У Башлачева свой культ, и нечего их смешивать. Я могу сказать, почему. У Цоя очень многое зависит от имиджа, а имидж Цоя лег на прекрасную почву, подготовленную китайскими боевыми искусствами и мифологией востока. Цой – поэт пэтэушников в высшем смысле, ничего оскорбительного здесь нет. У пэтэушников своя трагедия в жизни, и может быть, трагедия большая, чем у студентов элитного вуза, просто они не всегда могут о ней рассказать. Цой – минималист, а минималистское искусство, искусство короткой фразы, броского и недоговоренного текста, искусство лозунга («В наших глазах крики вперед»), это всегда интереснее и убедительнее, чем башлачевские лирические стилизации, чем его огромные былины.
Цой прост как крик. И правильно Дидуров много раз подчеркивал, что слова лирического героя Цоя – это «Я – асфальт». Несколько сложнее был Мамонов, который о себе говорил: «Я – серый голубь».

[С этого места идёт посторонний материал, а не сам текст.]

+            used[k] = used[k] || launch_is_kernel(l.kind);
+            st = c->side[k];
+        }
+        if (launch_is_kernel(l.kind)) note_launch(c, l.grid);
+        switch (l.kind) {
+        case LK_DESCRIBE:
+            hipLaunchKernelGGL(HIP_KERNEL_NAME(k_describe_scan<true>), dim3(l.grid), dim3(TILE_THREADS), 0, st, sa, job, 0u, (const TileRec *)c->tile_rec.p);
+            MARK(ST_SCAN1);
+            break;
+        case LK_FRONT_COPY:
+            HIP_TRY(hipMemcpyAsync(c->h_front, lc_this_run(c), LC_WORDS * sizeof(uint32_t), hipMemcpyDeviceToHost, st));
+            HIP_TRY(hipEventRecord(c->ev_front, st));
+            break;
+        case LK_TILE_GENERAL: launch_k_tile<false, false>(c, p, sa, l.grid, st); MARK(ST_FAST); break;
+        case LK_TILE_EXACT: launch_k_tile<false, true>(c, p, sa, l.grid, st); MARK(ST_FAST); break;
+        case LK_FRONT_WAIT: {
+            HIP_TRY(hipEventSynchronize(c->ev_front));
+            c->front.known = true; c->front.n_wide = c->h_front[LC_WIDE]; c->front.n_chunk = c->h_front[LC_CHUNK]; c->front.n_rest = c->h_front[LC_REST];
+            in.front = c->front; in.front_state = FRONT_READ;
+            LaunchPlan next = launch_plan(in);
+            bool same = next.split == c->plan.split && next.launches.size() > c->plan_at;
+            for (size_t i = 0; same && i <= c->plan_at; ++i) {
+                const Launch &x = next.launches[i], &y = c->plan.launches[i];
+                same = x.kind == y.kind && x.grid == y.grid && x.stream == y.stream && x.place == y.place;
+            }
+            if (!same) return fail(-2, "[launch_tile] the launch plan changed in front of the wait for the front counts");
+            c->plan = std::move(next);
+            break; }
+        case LK_TILE_REST: launch_k_tile<false, false>(c, p, sa, l.grid, st); break;
+        case LK_TILE_WIDE: launch_k_tile<true, false>(c, p, sa, l.grid, st); break;
+        case LK_TILE_CHUNK: launch_tile_chunk(c, p, sa, l.grid, 0u, st); break;
+        default: break;
+        }
+    }
+    for (int k = 0; k < 2; ++k)
+        if (used[k]) { HIP_TRY(hipEventRecord(c->ev_join[k], c->side[k])); HIP_TRY(hipStreamWaitEvent(s, c->ev_join[k], 0)); }
+    if (const Launch *l = plan_next(c, LK_PROBE_LIST)) { note_launch(c, l->grid); launch_probe(c, p, sa, true, false, l->grid); }
+    return 0;
+}
+
+static void launch_lists(l2r_ctx *c, const DevParams &p, const SlabArgs &sa, bool tile)
+{
     hipStream_t s = c->stream;
-    const RunFacts &f = c->facts;
-    if (!tile || list_runs(c, f.n_wide_rest)) {
+    if (const Launch *l = plan_next(c, LK_PROBE_WIDE)) {
         const WideArgs wa{c->tw64.p};
-        const unsigned gw = (unsigned)std::min<int64_t>(c->n_tiles ? c->n_tiles : 1, (int64_t)c->n_cu * 5);
+        note_launch(c, l->grid);
         with_level(p.full_level, [&](auto L) {
-            hipLaunchKernelGGL(HIP_KERNEL_NAME(k_probe_slab_wide<L>), dim3(gw), dim3(TILE_THREADS), 0, s, sa, wa, (const uint32_t *)c->tile_first.p, (const int32_t *)c->r_pos.p,
+            hipLaunchKernelGGL(HIP_KERNEL_NAME(k_probe_slab_wide<L>), dim3(l->grid), dim3(TILE_THREADS), 0, s, sa, wa, (const uint32_t *)c->tile_first.p, (const int32_t *)c->r_pos.p,
                                (const uint32_t *)c->tile_sbase.p, (const TileWin *)c->tw.p, (const uint32_t *)c->tile_xbase.p, (const TileStat *)(tile ? c->tile_stat.p : nullptr));
         });
     }
-    if (sa.chunk_direct_on && list_runs(c, f.n_late)) {
-        launch_tile_chunk(c, p, sa, list_grid(c, f.n_late), 1u, s);
-    }
-    if (sa.chunk_on && (!tile || list_runs(c, f.chunk_rest))) {
-        const unsigned gc = (unsigned)std::min<int64_t>(c->n_tiles ? c->n_tiles : 1, (int64_t)c->n_cu * 4);
+    if (const Launch *l = plan_next(c, LK_TILE_CHUNK_LATE)) {
+        note_launch(c, l->grid);
+        launch_tile_chunk(c, p, sa, l->grid, 1u, s);
+    }
+    if (const Launch *l = plan_next(c, LK_PROBE_CHUNKED)) {
+        note_launch(c, l->grid);
         with_level(p.full_level, [&](auto L) {
-            hipLaunchKernelGGL(HIP_KERNEL_NAME(k_probe_slab_chunked<L>), dim3(gc), dim3(TILE_THREADS), 0, s, sa, (const uint32_t *)c->tile_first.p, (const int32_t *)c->r_pos.p,
+            hipLaunchKernelGGL(HIP_KERNEL_NAME(k_probe_slab_chunked<L>), dim3(l->grid), dim3(TILE_THREADS), 0, s, sa, (const uint32_t *)c->tile_first.p, (const int32_t *)c->r_pos.p,
                                (const uint32_t *)c->tile_sbase.p, (const TileWin *)c->tw.p, (const uint32_t *)c->tile_xbase.p);
         });
     }
@@ -985,47 +1022,48 @@
 {
     hipStream_t s = c->stream;
     const bool tile = c->pipe == Pipeline::tile;
-    const unsigned gt = (unsigned)(c->n_tiles ? c->n_tiles : 1), g256 = (unsigned)(c->n_tiles256 ? c->n_tiles256 : 1);
     MARK(ST_GENERIC);
-    const bool sj_left = c->n_sj > 0 && (c->ablate & (512 | 1024)) != 0;
-    const bool nothing_left = tile && c->facts.known && c->facts.redo_empty && (lists_empty(c->facts) || c->n_sj == 0) && !c->env_launch_all && !sj_left;
     end_of_run(c, tile);
-    if (!nothing_left) {
-        const unsigned gg = (unsigned)std::min<int64_t>(c->n_tiles ? c->n_tiles * 4 : 1, 4096);
-        hipLaunchKernelGGL(k_classify_generic, dim3(gg), dim3(TILE_THREADS), 0, s, c->totals.p + TOT_REDO, c->redo.p, c->r_tid.p, c->r_rev.p,
+    if (const Launch *l = plan_next(c, LK_GENERIC)) {
+        note_launch(c, l->grid);
+        hipLaunchKernelGGL(k_classify_generic, dim3(l->grid), dim3(TILE_THREADS), 0, s, c->totals.p + TOT_REDO, c->redo.p, c->r_tid.p, c->r_rev.p,
                            (c->pipe != Pipeline::classic ? (const int32_t *)nullptr : j0),
                            c->hdr.p, c->anno_ex.p, p, c->ex_off.p, c->ex_start.p, c->ex_end.p, c->ex_flag.p, c->info.p, c->ref_tx.p,
                            c->tile_acc.p, c->tile_acc_ex.p, (const uint32_t *)c->tile_first.p, (int)c->n_tiles, cd);
     }
     MARK(ST_SJ);
-    if (c->n_sj > 0 && !nothing_left) {
+    if (const Launch *l = plan_next(c, LK_VALIDATE_SJ)) {
         if (!c->sorted) { int rc = prepare_unsorted_sj_cursor(c); if (rc) return rc; }
-        hipLaunchKernelGGL(k_validate_sj, dim3(g256), dim3(TILE_THREADS), 0, s, c->n_reads, c->r_tid.p, c->ex_off.p, c->ex_start.p, c->ex_end.p, c->ex_flag.p,
+        note_launch(c, l->grid);
+        hipLaunchKernelGGL(k_validate_sj, dim3(l->grid), dim3(TILE_THREADS), 0, s, c->n_reads, c->r_tid.p, c->ex_off.p, c->ex_start.p, c->ex_end.p, c->ex_flag.p,
                            c->sj_key.p, (c->sorted ? (const int32_t *)nullptr : c->sj_cursor.p), c->sj_tid.p, c->sj_don.p, c->sj_acc.p,
                            c->sj_uniq.p, c->sj_multi.p, p, c->info.p,
                            SjDir{CursorDir{c->sj_key.p, c->sj_cdir.p, c->sj_cbase.p, c->sj_ntid, (int32_t)c->n_sj}, c->sj_ddir.p, c->sj_dbase.p, c->sj_ntid, c->sj_row.p});
     }
-    if ((c->n_sj > 0 || c->pipe != Pipeline::classic) && (c->want & L2R_WANT_ACCEPTED)) {
-        hipLaunchKernelGGL(k_count_accepted, dim3((gt + 3u) / 4u), dim3(TILE_THREADS), 0, s, (const uint32_t *)c->tile_first.p, c->info.p, (const uint32_t *)c->tile_chunk.p, c->tile_acc.p, c->tile_acc_ex.p, (uint32_t)c->n_tiles);
+    if (const Launch *l = plan_next(c, LK_COUNT_ACCEPTED)) {
+        note_launch(c, l->grid);
+        hipLaunchKernelGGL(k_count_accepted, dim3(l->grid), dim3(TILE_THREADS), 0, s, (const uint32_t *)c->tile_first.p, c->info.p, (const uint32_t *)c->tile_chunk.p, c->tile_acc.p, c->tile_acc_ex.p, (uint32_t)c->n_tiles);
     }
     MARK(ST_SCAN2);
-    if (c->want & L2R_WANT_ACCEPTED) {
+    if (const Launch *l = plan_next(c, LK_SCAN_ACCEPTED)) {
+        note_launch(c, l->grid);
         if (c->n_tiles <= c->seg_max) {
-            const unsigned n_seg = (unsigned)std::max<int64_t>((c->n_tiles + SEG_COUNT - 1) / SEG_COUNT, 1);
-            hipLaunchKernelGGL(k_scan_segments, dim3(2u * n_seg), dim3(TILE_THREADS), 0, s, SegScan{c->tile_acc.p, c->tile_acc_at.p, c->totals.p + TOT_ACCEPTED, c->n_tiles},
-                               SegScan{c->tile_acc_ex.p, c->tile_acc_ex_at.p, c->totals.p + TOT_ACCEPTED_EXONS, c->n_tiles}, (uint32_t)n_seg);
+            hipLaunchKernelGGL(k_scan_segments, dim3(l->grid), dim3(TILE_THREADS), 0, s, SegScan{c->tile_acc.p, c->tile_acc_at.p, c->totals.p + TOT_ACCEPTED, c->n_tiles},
+                               SegScan{c->tile_acc_ex.p, c->tile_acc_ex_at.p, c->totals.p + TOT_ACCEPTED_EXONS, c->n_tiles}, (uint32_t)(l->grid / 2u));
         } else {
             HIP_TRY(hipMemcpyAsync(c->tile_acc_at.p, c->tile_acc.p, (size_t)c->n_tiles * 4, hipMemcpyDeviceToDevice, s));
             HIP_TRY(hipMemcpyAsync(c->tile_acc_ex_at.p, c->tile_acc_ex.p, (size_t)c->n_tiles * 4, hipMemcpyDeviceToDevice, s));
             ScanJobs jobs = {}; jobs.job[0] = ScanJob{c->tile_acc_at.p, c->n_tiles, c->totals.p + TOT_ACCEPTED}; jobs.job[1] = ScanJob{c->tile_acc_ex_at.p, c->n_tiles, c->totals.p + TOT_ACCEPTED_EXONS};
-            hipLaunchKernelGGL(k_scan_u32, dim3(2), dim3(1024), 0, s, jobs);
+            hipLaunchKernelGGL(k_scan_u32, dim3(l->grid), dim3(1024), 0, s, jobs);
         }
     }
     MARK(ST_GATHER);
-    if (c->want & L2R_WANT_ACCEPTED)
-        hipLaunchKernelGGL(k_gather_accepted, dim3((gt + GATHER_TILES - 1) / GATHER_TILES), dim3(TILE_THREADS), 0, s, (const uint32_t *)c->tile_first.p, c->first_read, c->info.p, c->ref_tx.p, c->ex_off.p,
+    if (const Launch *l = plan_next(c, LK_GATHER_ACCEPTED)) {
+        note_launch(c, l->grid);
+        hipLaunchKernelGGL(k_gather_accepted, dim3(l->grid), dim3(TILE_THREADS), 0, s, (const uint32_t *)c->tile_first.p, c->first_read, c->info.p, c->ref_tx.p, c->ex_off.p,
                            c->ex_start.p, c->ex_end.p, c->ex_flag.p, c->tile_acc_at.p, c->tile_acc_ex_at.p, c->tile_chunk.p, c->tile_rchunk.p, c->totals.p + TOT_CHUNK_CURSOR,
                            c->acc_rec.p, c->acc_ex_off.p, c->acc_start.p, c->acc_end.p, c->acc_flag.p, (uint32_t)c->n_tiles);
+    }
     MARK(ST_N);
     return 0;
 }
@@ -1035,6 +1073,9 @@
     const DevParams p = dev_params(c);
     MARK(ST_PASS_A);
     c->pipe = choose_pipeline(c, p);
+    PlanIn in = plan_in(c, ev != nullptr);
+    c->plan = launch_plan(in); c->plan_at = 0;
+    c->n_launches = 0; c->n_workgroups = 0; c->front_used = FRONT_NONE;
     const int32_t *j0 = c->sorted ? (const int32_t *)c->j0.p : (const int32_t *)c->win_start.p;
     const CursorDir cd{c->anno_key.p, c->key_dir.p, c->kb_base.p, c->n_tid_key, (int32_t)c->n_tx};
     const SiteTabs tabs{{c->sk_st.p, c->sd_st.p, c->sr_st.p}, {c->sk_en.p, c->sd_en.p, nullptr}, c->tid_base.p, c->n_tid_dir};
@@ -1044,13 +1085,13 @@
     else {
         const bool tile = c->pipe == Pipeline::tile;
         if (tile && !c->prev_run_tile) HIP_TRY(lc_reset(c));
-        const SlabArgs sa = slab_args(c, fa, cd, tile);
-        const bool skip_lists = tile && c->facts.known && lists_empty(c->facts) && !c->env_launch_all;
-        rc = tile ? launch_tile(c, ev, p, sa, skip_lists) : launch_slab(c, ev, p, sa);
-        if (!rc) launch_lists(c, p, sa, tile, skip_lists);
+        const SlabArgs sa = slab_args(c, fa, cd, tile, c->plan.split);
+        rc = tile ? launch_tile(c, ev, p, sa, in) : launch_slab(c, ev, p, sa);
+        if (!rc) launch_lists(c, p, sa, tile);
     }
     if (!rc) rc = launch_tail(c, ev, p, cd, j0);
     if (rc) return rc;
+    c->front_used = c->plan.front;
     HIP_TRY(hipGetLastError());
     return 0;
 }
@@ -1095,6 +1136,7 @@
     if (n >= 12) for (int k = 0; k < 8; ++k) out[4 + k] = 0;
     if (n >= 13) out[12] = 0;
     for (int k = 16; k < std::min(n, 29); ++k) out[k] = 0;
+    if (n >= 32) { out[29] = c->n_launches; out[30] = c->n_workgroups; out[31] = c->front_used; }
     if (n >= 14) out[13] = c->n_lb_fallback;
     if (n >= 16) {
         out[14] = 0; out[15] = 0;
diff --git a/lr2rmats_amd/csrc/l2r_launchplan.hip.h b/lr2rmats_amd/csrc/l2r_launchplan.hip.h
--- /dev/null
+++ b/lr2rmats_amd/csrc/l2r_launchplan.hip.h
@@ -0,0 +1,160 @@
+#pragma once
+#include <assert.h>
+#include <stdint.h>
+#include <algorithm>
+#include <vector>
+
+namespace l2r {
+
+struct RunFacts {
+    bool known = false;
+    uint32_t n_wide = 0;
+    uint32_t n_chunk = 0;
+    uint32_t n_rest = 0;
+    uint32_t n_late = 0;
+    uint32_t n_fb = 0;
+    uint32_t n_wide_rest = 0;
+    unsigned long long chunk_rest = 0;
+    bool redo_empty = false;
+};
+
+struct FrontCounts {
+    bool known = false;
+    uint32_t n_wide = 0, n_chunk = 0, n_rest = 0;
+};
+enum { FRONT_NONE = 0, FRONT_READ = 1, FRONT_CACHED = 2, FRONT_PENDING = 3 };
+
+enum { PLAN_CLASSIC = 0, PLAN_SLAB = 1, PLAN_TILE = 2 };
+
+struct PlanIn {
+    int pipeline = PLAN_TILE;
+    RunFacts facts;
+    FrontCounts front; int front_state = FRONT_NONE;
+    bool front_on = true;
+    bool launch_all = false;
+    bool tile_split = true;
+    bool side_on = true;
+    bool events_or_check = false;
+    bool wide_direct_on = true, chunk_direct_on = true, chunk_on = true;
+    bool no_exact_marks = false;
+    bool sj_in_tail = false;
+    bool has_wide_keys = false;
+    int64_t n_tiles = 0, n_tiles256 = 0, seg_max = 0;
+    int n_cu = 256; int64_t tile_resident = 0;
+    int64_t inexact_tiles = 0;
+    int64_t n_sj = 0;
+    bool want_accepted = false;
+};
+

Это именно изгой города, это грязный, заплеванный, серый асфальт, который, однако, абсолютно бессмертен, а когда надо, то и спасителен, на котором можно стоять. Серый голубь – да, он гость помоек, да он презираем всеми, но «я умею летать». Вот эта лирика городских окраин, лирика маргиналов. Дело в том, что Цой очень остро почувствовал: правда – за маргиналами, за изгоями. Ну и у Цоя бывает временами совершенно пронзительная нежность. Его лаконичность бывает точнее, чем любое размазывание манной каши, чем любая лирика. Это, мне кажется, очень важная особенность поэтики Цоя, которая обеспечила ему посмертную славу.